¿Dónde piensas pasar la eternidad?
Las memorias de Eudora Welty, la narradora del sur de EE UU

La palabra heredada eudora welty Impedimenta, Madrid, 2012; 188 páginas
alfonso lópez alfonso
Este libro de memorias de Eudora Welty (1909-2001) es algo más que un libro, es también un sentido homenaje al traductor Miguel Martínez-Lage, fallecido repentinamente en 2011. Martínez-Lage tradujo la voluminosa novela Las batallas perdidas, de la misma Eudora Welty, pero para hacer el trabajo puso una condición: que se reeditara, con su propia traducción, La palabra heredada, recopilación de tres conferencias de 1983 publicadas como libro de memorias al año siguiente y vertidas por él al castellano en 1988 . El traductor no estaba satisfecho con el trabajo, realizado deprisa y corriendo, y quería sacarse la espina. No fue posible complacerle porque, como aclara la nota editorial, «la muerte le pilló de improviso y el trabajo quedó sin concluir», de modo que Impedimenta se encarga de remozar y reeditar el libro para cumplir el deseo del traductor.
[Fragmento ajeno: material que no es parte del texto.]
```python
class BaseCNN(nn.Module):

    conv_spec: Sequence[Tuple] = ()
    pool_hw: int = 3
    hidden: int = 4096

    def __init__(self, num_classes=1000, trainable_layers=None, dropout=0.5, pooling_type="max"):
        super().__init__()
        self.num_classes = num_classes
        self.dropout = dropout
        self.pooling_type = pooling_type
        del trainable_layers
        self._build_architecture()
        self._initialize_weights()

    def _pool(self, kernel_size=3, stride=2):
        if self.pooling_type == "max":
            return nn.MaxPool2d(kernel_size=kernel_size, stride=stride)
        return nn.AvgPool2d(kernel_size=kernel_size, stride=stride)

    def _build_architecture(self):
        layers = []
        c_in = 3
        for c_out, k, s, p, pool in self.conv_spec:
            layers += [nn.Conv2d(c_in, c_out, kernel_size=k, stride=s, padding=p, bias=False),
                       nn.BatchNorm2d(c_out), nn.ReLU(inplace=True)]
            if pool is not None:
                layers.append(self._pool(*pool))
            c_in = c_out
        self.features = nn.Sequential(*layers)
        self.adaptive_pool = nn.AdaptiveAvgPool2d((self.pool_hw, self.pool_hw))
        flat = c_in * self.pool_hw * self.pool_hw
        n_cls = self.num_classes if self.num_classes is not None else 1000
        self.classifier = nn.Sequential(
            nn.Dropout(p=self.dropout), nn.Linear(flat, self.hidden), nn.BatchNorm1d(self.hidden),
            nn.ReLU(inplace=True), nn.Dropout(p=self.dropout), nn.Linear(self.hidden, self.hidden),
            nn.BatchNorm1d(self.hidden), nn.ReLU(inplace=True), nn.Linear(self.hidden, n_cls),
        )

    def _initialize_weights(self):
        n_cls = self.num_classes if self.num_classes is not None else 1000
        for m in self.modules():
            if isinstance(m, nn.Conv2d):
                nn.init.kaiming_normal_(m.weight, mode="fan_out", nonlinearity="relu")
            elif isinstance(m, (nn.BatchNorm2d, nn.BatchNorm1d)):
                nn.init.ones_(m.weight)
                nn.init.zeros_(m.bias)
            elif isinstance(m, nn.Linear):
                if m.out_features == n_cls:
                    nn.init.normal_(m.weight, 0, 1.0 / math.sqrt(m.weight.size(1)))
                else:
                    nn.init.kaiming_normal_(m.weight, mode="fan_out", nonlinearity="relu")
                nn.init.zeros_(m.bias)

    def forward(self, x):
        x = self.features(x)
        x = self.adaptive_pool(x)
        return self.classifier(torch.flatten(x, 1))


class CustomCNN(BaseCNN):

    conv_spec = _CUSTOM_CONVS
    pool_hw = 3
    hidden = 4096


class TinyCustomCNN(BaseCNN):

    conv_spec = _TINY_CONVS
    pool_hw = 4
    hidden = 2048

    def __init__(self, num_classes=200, trainable_layers=None, dropout=0.3, pooling_type="max"):
        super().__init__(num_classes, trainable_layers, dropout, pooling_type)
```

Measured before the change: 1.870.

## Add bf16x3-split MFMA implicit-GEMM kernel for 3x3 stride-1 convolutions

Adds a custom HIP implicit-GEMM convolution for 3x3/stride-1/pad-1 layers. The input is repacked into a padded channels-last buffer of bf16 hi/lo records, and the weights are split once and cached. The kernel runs double-buffered LDS tiles with three bf16 MFMA products to approximate fp32 accuracy. The CNN feature extractor now routes eligible convolutions here instead of MIOpen, aiming to cut feature-extraction time, at the cost of an extra repack pass, a per-call workspace allocation and a small precision change.

```diff
diff --git a/include/visreps_hip.h b/include/visreps_hip.h
--- a/include/visreps_hip.h
+++ b/include/visreps_hip.h
@@ -297,6 +297,12 @@
                             double* imbalance, int64_t wfold, double* weights, double* wmean, double* wstd,
                             void* ws, size_t ws_bytes, void* stream);
 
+size_t vr_conv3_weight_bytes(int64_t cout, int64_t cin);
+int vr_conv3_split_weights_f32(const float* weight, int64_t cout, int64_t cin, void* wrec, void* stream);
+size_t vr_conv3_workspace(int64_t batch, int64_t cin, int64_t h, int64_t w);
+int vr_conv3_forward_f32(const float* x, const void* wrec, float* out, int64_t batch, int64_t cin, int64_t h,
+                         int64_t w, int64_t cout, void* ws, size_t ws_bytes, void* stream);
+
 size_t vr_rng_state_bytes(void);
 int vr_rng_seed(void* state, uint32_t seed);
 int vr_rng_permutation(void* state, int64_t n, int32_t* out);
diff --git a/visreps_amd/_lib.py b/visreps_amd/_lib.py
--- a/visreps_amd/_lib.py
+++ b/visreps_amd/_lib.py
@@ -280,6 +280,13 @@
         [_vp, _c_i64, _vp, _c_i64, _c_i64, _c_i64, _vp, _vp, _c_i64, _c_i64, _vp, _vp, _vp, _vp, _c_i64,
          _vp, _vp, _vp, _vp, _vp, _c_i64, _vp, _vp, _vp, _vp, _c_sz, _vp],
     ),
+    "vr_conv3_weight_bytes": (_c_sz, [_c_i64, _c_i64]),
+    "vr_conv3_split_weights_f32": (ctypes.c_int, [_vp, _c_i64, _c_i64, _vp, _vp]),
+    "vr_conv3_workspace": (_c_sz, [_c_i64, _c_i64, _c_i64, _c_i64]),
+    "vr_conv3_forward_f32": (
+        ctypes.c_int,
+        [_vp, _vp, _vp, _c_i64, _c_i64, _c_i64, _c_i64, _c_i64, _vp, _c_sz, _vp],
+    ),
     "vr_legacy_choice": (ctypes.c_int, [ctypes.c_uint32, _c_i64, _c_i64, _c_i64, _vp]),
     "vr_percentile_linear": (ctypes.c_double, [_vp, _c_i64, ctypes.c_double]),
 }
@@ -359,7 +366,8 @@
 KTIMER_KERNELS = {"k_rankB_est": 0, "k_rankB_exact": 1, "k_rankA": 2, "k_join": 3,
                   "k_gram_wide": 4, "k_gram_tile": 5, "k_countA": 6, "k_rankB_full": 7,
                   "k_kwalk": 8, "k_cov": 9, "k_join4": 10,
-                  "k_full_corr": 11, "k_rankB_grid": 12}
+                  "k_full_corr": 11, "k_rankB_grid": 12,
+                  "k_conv3": 24}
 KTIMER_KNN = {"knn_stage": 13, "k_knn_cand": 14, "knn_rerank": 15, "k_knn_exact_rows": 16}
 
 KTIMER_EIG = {"eig_tridiag": 17, "eig_bisect": 18, "eig_invit": 19, "eig_back": 20}
diff --git a/visreps_amd/csrc/conv.hip b/visreps_amd/csrc/conv.hip
--- /dev/null
+++ b/visreps_amd/csrc/conv.hip
@@ -0,0 +1,309 @@
+#include <cstdlib>
+
+#include "internal.h"
+
+namespace vr {
+namespace {
+
+typedef __bf16 bf16x8 __attribute__((ext_vector_type(8)));
+typedef uint32_t u32x4 __attribute__((ext_vector_type(4)));
+typedef float f32x16 __attribute__((ext_vector_type(16)));
+
+constexpr int CK = 32;
+constexpr int CREC = 64;
+constexpr int CROW = 72;
+constexpr int CTM = 128;
+
+__device__ inline u32x4 conv_pack8(const float v[8], bool lo) {
+  uint32_t u[8];
+#pragma unroll
+  for (int j = 0; j < 8; ++j) {
+    const __bf16 hb = (__bf16)v[j];
+    const __bf16 o = lo ? (__bf16)(v[j] - (float)hb) : hb;
+    u[j] = (uint32_t)__builtin_bit_cast(uint16_t, o);
+  }
+  return u32x4{u[0] | (u[1] << 16), u[2] | (u[3] << 16), u[4] | (u[5] << 16), u[6] | (u[7] << 16)};
+}
+
+constexpr int CS_CHUNK = 256;
+constexpr int CS_LD = CS_CHUNK + 1;
+
+}
+
+__global__ __launch_bounds__(256) void k_conv_split_in(const float* __restrict__ x, int C, int H, int W,
+                                                       uint16_t* __restrict__ P) {
+  __shared__ float tile[CK * CS_LD];
+  const int CB = C / CK, Hp = H + 2, Wp = W + 2, HW = H * W;
+  const int64_t img = blockIdx.x / CB;
+  const int cb = (int)(blockIdx.x % CB);
+  const float* src = x + (img * C + (int64_t)cb * CK) * HW;
+  uint16_t* dst = P + (img * Hp * Wp * CB + cb) * CREC;
+  const int64_t rstride = (int64_t)CB * CREC;
+  const int c = threadIdx.x & 7, r0 = threadIdx.x >> 3;
+
+  for (int q = r0; q < Hp * Wp; q += 32) {
+    const int h = q / Wp, w = q - h * Wp;
+    if (h == 0 || h == Hp - 1 || w == 0 || w == Wp - 1)
+      *reinterpret_cast<u32x4*>(dst + q * rstride + c * 8) = u32x4{0u, 0u, 0u, 0u};
+  }
+  const int lane = threadIdx.x & 63, wid = threadIdx.x >> 6;
+  for (int p0 = 0; p0 < HW; p0 += CS_CHUNK) {
+    const int n = min(CS_CHUNK, HW - p0);
+    for (int k = wid; k < CK; k += 4)
+      for (int j = lane; j < n; j += 64) tile[k * CS_LD + j] = src[(int64_t)k * HW + p0 + j];
+    __syncthreads();
+    for (int r = r0; r < n; r += 32) {
+      const int p = p0 + r, h = p / W, w = p - h * W;
+      float v[8];
+#pragma unroll
+      for (int j = 0; j < 8; ++j) v[j] = tile[((c & 3) * 8 + j) * CS_LD + r];
+      *reinterpret_cast<u32x4*>(dst + ((int64_t)(h + 1) * Wp + (w + 1)) * rstride + c * 8) = conv_pack8(v, c >= 4);
+    }
+    __syncthreads();
+  }
+}
+
+__global__ __launch_bounds__(256) void k_conv_split_w(const float* __restrict__ w, int64_t cout, int C,
+                                                      uint16_t* __restrict__ Wr) {
+  const int CB = C / CK;
+  const int64_t idx = (int64_t)blockIdx.x * 256 + threadIdx.x;
+  if (idx >= cout * 9 * CB * 8) return;
+  const int c = (int)(idx & 7);
+  const int64_t rec = idx >> 3;
+  const int cb = (int)(rec % CB), tap = (int)((rec / CB) % 9);
+  const int64_t co = rec / ((int64_t)CB * 9);
+  const int k0 = cb * CK + (c & 3) * 8;
+  float v[8];
+#pragma unroll
+  for (int j = 0; j < 8; ++j) v[j] = w[(co * C + k0 + j) * 9 + tap];
+  *reinterpret_cast<u32x4*>(Wr + rec * CREC + c * 8) = conv_pack8(v, c >= 4);
+}
+
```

La memoria es ese instante en el que bailan muy juntos lo pasado y lo presente, los vivos y los muertos, Eudora Welty lo sabía muy bien, y por eso recordaba lo que siendo niña había leído en un viejo libro: «Si hemos de ser grandes, aprendamos primero a ser buenos».
Eudora Welty, una de las patas más robustas en que se apoya la narrativa sureña de los Estados Unidos, nació y murió en Jackson, Mississippi. Allí aprendió a escuchar, a observar y a contar. De la tierra fértil del sur por la que se mueven los personajes de Mark Twain, William Faulkner, Harper Lee o Flannery O'Connor, supo empaparse para imprimirle a sus cuentos cierta pegajosa quietud, una desarrollada sensibilidad y esa inigualable precisión con la que están escritos. Su primer trabajo, como fotógrafa publicista para la agencia estatal de la Administración Laboral -una de las medidas de Roosevelt para combatir la Gran Depresión-, le permitió viajar por todo Mississippi y ver las condiciones en que vivía la gente. Pero además, Eudora había salido reiteradamente de casa durante la infancia para visitar a sus abuelos maternos en Virginia Occidental (»un montañés será siempre libre», le repetía su madre) y a los paternos en Ohio, y también para educarse en la Universidad de Wisconsin y en la Columbia de Nueva York; por eso no es de extrañar que muchos de los mejores pasajes de estas memorias tengan que ver con esos viajes, y muy especialmente con los viajes en tren: «El destino, cuando el tren está parado, se percibe solo como un sueño pretérito». El modo, tan anglosajón, en el que expone su árbol genealógico es tan atractivo como el tono entre contenido y evocador con el que rememora su partida de Jackson para irse a Nueva York:
«Tus amigos venían y se despedían de ti agitando las manos como si les estuvieras abandonando para siempre. La última visión de la ciudad era la de un viejo edificio de madera oscura, coronado por un letrero pintado a mano, iluminado por una lámpara de gas, que proclamaba: '¿Dónde piensas pasar la eternidad?'. Y cuando el tren te devolvía a casa, ese era también el letrero que te daba la bienvenida».